Task inputs:
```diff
+def build_phase_lib(tmp):
+    cbuild.build()
+    obj = os.path.join(tmp, "k2_rs.o")
+    lib = os.path.join(tmp, "libcb200.so")
+    subprocess.check_call([cbuild._nvcc()] + cbuild.NVCC_FLAGS + ["-DCB200_RS_PHASES", "-c", os.path.join(cbuild.CSRC, "k2_rs.cu"),
+                                                                   "-o", obj])
+    objs = [obj if s == "k2_rs.cu" else os.path.join(cbuild.OBJ, s[:-3] + ".o") for s in cbuild._sources()]
+    subprocess.check_call([cbuild._nvcc(), "-gencode", "arch=compute_90a,code=sm_90a", "-shared", "-o", lib] + objs + ["-ldl"])
+    return lib
+
+
+def make_frames(ctx, info, B, workload, dev):
+    import torch
+    g = torch.Generator(device=dev)
+    g.manual_seed(0xC1B4)
+    payload = torch.randint(0, 256, (B, info.data_bytes), dtype=torch.uint8, device=dev, generator=g)
+    cells = torch.empty((B, info.total_cells), dtype=torch.uint8, device=dev)
+    ctx.encode_cells_dev(payload.data_ptr(), B, cells.data_ptr())
+    if workload == "errors1pct":
+        k = info.total_cells // 100
+        pos = torch.rand((B, info.total_cells), device=dev, generator=g).argsort(dim=1)[:, :k]
+        nvals = 1 << (info.symbol_bits + info.color_bits)
+        delta = torch.randint(1, nvals, (B, k), dtype=torch.uint8, device=dev, generator=g)
+        cells.scatter_(1, pos, (cells.gather(1, pos) + delta) % nvals)
+    frames = torch.empty((B, info.image_size_y, info.image_size_x, 3), dtype=torch.uint8, device=dev)
+    ctx.render_frames_dev(cells.data_ptr(), B, frames.data_ptr())
+    del cells
+    return payload, frames
+
+
+def split(stamps, passes):
+    body = stamps[:, :passes].astype(np.int64)
+    top = body[:, :, 0, 0]
+    cells = body[:, :, 0, 1]
+    rows = body[:, :, 0, 2]
+    live = body[:, :, :, 5] != 0
+    ends = {p: np.where(live, body[:, :, :, i], 0).max(axis=2) for p, i in (("remainder", 3), ("dirty", 4), ("store", 5))}
+    used = (top != 0) & (rows != 0) & live.any(axis=2)
+    rem = np.where(live, body[:, :, :, 3] - body[:, :, :, 2], 0).max(axis=2)
+    dirty = np.where(live, body[:, :, :, 4] - body[:, :, :, 3], 0).max(axis=2)
+    store = np.where(live, body[:, :, :, 5] - body[:, :, :, 4], 0).max(axis=2)
+    out = {"wait_cells": (cells - top)[used], "row_build": (rows - cells)[used], "remainder_slowest_warp": rem[used],
+           "dirty_slowest_warp": dirty[used], "store_slowest_warp": store[used], "pass_total": (ends["store"] - top)[used]}
+    res = {k: float(v.mean()) for k, v in out.items()}
+    pro = stamps[:, passes, 0].astype(np.int64)
+    res["prologue_tables"] = float((pro[:, 1] - pro[:, 0]).mean())
+    res["passes_measured"] = int(used.sum())
+    last = np.where(stamps[:, :passes, :, 5] != 0, stamps[:, :passes, :, 5], 0).max(axis=(1, 2)).astype(np.int64)
+    res["cta_total"] = float((last - pro[:, 0]).mean())
+    return res
+
+
+def main():
+    ap = argparse.ArgumentParser(description=__doc__.split("\n")[0])
+    ap.add_argument("--frames", type=int, default=10000)
+    ap.add_argument("--launches", type=int, default=40)
+    ap.add_argument("--warmup", type=int, default=5)
+    ap.add_argument("--mode", type=int, default=68)
+    ap.add_argument("--workloads", default="clean,errors1pct")
+    ap.add_argument("--phases", action="store_true", help="build and run the variant with phase stamps (see above)")
+    args = ap.parse_args()
+
+    import torch
+    if not torch.cuda.is_available():
+        raise SystemExit("rs_bench: no CUDA device")
+    tmp = None
+    if args.phases:
+        tmp = tempfile.TemporaryDirectory(prefix="cb200_rs_phases_")
+        cb.LIB_PATH = build_phase_lib(tmp.name)
+    dev = torch.device("cuda", 0)
+    torch.cuda.set_device(0)
+    B = args.frames
+    ctx = cb.Context(args.mode, max_frames=B, device=0)
+    info = ctx.info
+    stream = torch.cuda.Stream(device=dev)
+    torch.cuda.set_stream(stream)
+    ctx.set_stream(stream.cuda_stream)
+    chunks = torch.empty((B, info.data_bytes), dtype=torch.uint8, device=dev)
+    mask = torch.empty(B, dtype=torch.int32, device=dev)
+    result = {"tool": "rs_bench", "mode": args.mode, "frames": B, "launches": args.launches, "card": card(),
+              "build": "phase stamps (-DCB200_RS_PHASES)" if args.phases else "normal", "workloads": {}}
+    for wl in args.workloads.split(","):
+        payload, frames = make_frames(ctx, info, B, wl, dev)
+        torch.cuda.synchronize()
+        ctx.set_timing(False)
+        for _ in range(args.warmup):
+            ctx.decode_chunks_dev(frames.data_ptr(), B, chunks.data_ptr(), mask.data_ptr())
+        torch.cuda.synchronize()
+        ctx.set_timing(True)
+        rs = []
+        for i in range(args.launches):
+            ctx.decode_chunks_dev(frames.data_ptr(), B, chunks.data_ptr(), mask.data_ptr())
+            if (i + 1) % 32 == 0 or i + 1 == args.launches:
+                torch.cuda.synchronize()
+                rs += [ctx.get_timing(j)[3] for j in range(min(32, args.launches - len(rs)))]
+        ctx.set_timing(False)
+        torch.cuda.synchronize()
+        r = {"rs_ms_mean": float(np.mean(rs)), "rs_ms_min": float(np.min(rs)), "rs_ms_max": float(np.max(rs))}
+        full = (1 << info.chunks_per_frame) - 1
+        r["chunks_equal_payload"] = bool(torch.equal(chunks, payload)) and bool((mask == full).all().item())
+        r["frames_complete"] = int((mask == full).sum().item())
+        if args.phases:
+            lib = cb.load_library()
+            sms = info.sm_count
+            groups = (B + 1) // 2
+            ctas = min(groups, 2 * sms)
+            passes = -(-groups // ctas)
+            buf = torch.zeros(ctas * (passes + 1) * 32 * len(PHASES), dtype=torch.int64, device=dev)
+            lib.cb200_rs_phase_attach.argtypes = [C.c_void_p, C.c_int]
+            assert lib.cb200_rs_phase_attach(buf.data_ptr(), passes) == 0
+            ctx.set_timing(True)
+            ctx.decode_chunks_dev(frames.data_ptr(), B, chunks.data_ptr(), mask.data_ptr())
+            torch.cuda.synchronize()
+            inst_ms = ctx.get_timing(0)[3]
+            ctx.set_timing(False)
+            assert lib.cb200_rs_phase_attach(None, 0) == 0
+            st = buf.view(ctas, passes + 1, 32, len(PHASES)).cpu().numpy()
+            sp = split(st, passes)
+            per_cycle_ms = inst_ms / sp["cta_total"] if sp["cta_total"] > 0 else 0.0
+            sp["instrumented_rs_ms"] = inst_ms
+            sp["ms_by_share"] = {k: sp[k] * passes * per_cycle_ms for k in ("wait_cells", "row_build", "remainder_slowest_warp",
+                                                                           "dirty_slowest_warp", "store_slowest_warp")}
+            sp["ms_by_share"]["prologue_tables"] = sp["prologue_tables"] * per_cycle_ms
+            sp["grid"] = {"ctas": ctas, "passes": passes}
+            r["phases_cycles"] = sp
+        result["workloads"][wl] = r
+        del frames, payload
+        torch.cuda.empty_cache()
+    ctx.close()
+    print(json.dumps(result))
+    if tmp is not None:
+        tmp.cleanup()
+
+
+if __name__ == "__main__":
+    sys.exit(main())
```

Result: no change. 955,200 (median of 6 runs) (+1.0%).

What this task involves: Look through the entries above for the word "workloads". Copy every line where it shows up.

Response area:
+    ap.add_argument("--workloads", default="clean,errors1pct")
+              "build": "phase stamps (-DCB200_RS_PHASES)" if args.phases else "normal", "workloads": {}}
+    for wl in args.workloads.split(","):
+        result["workloads"][wl] = r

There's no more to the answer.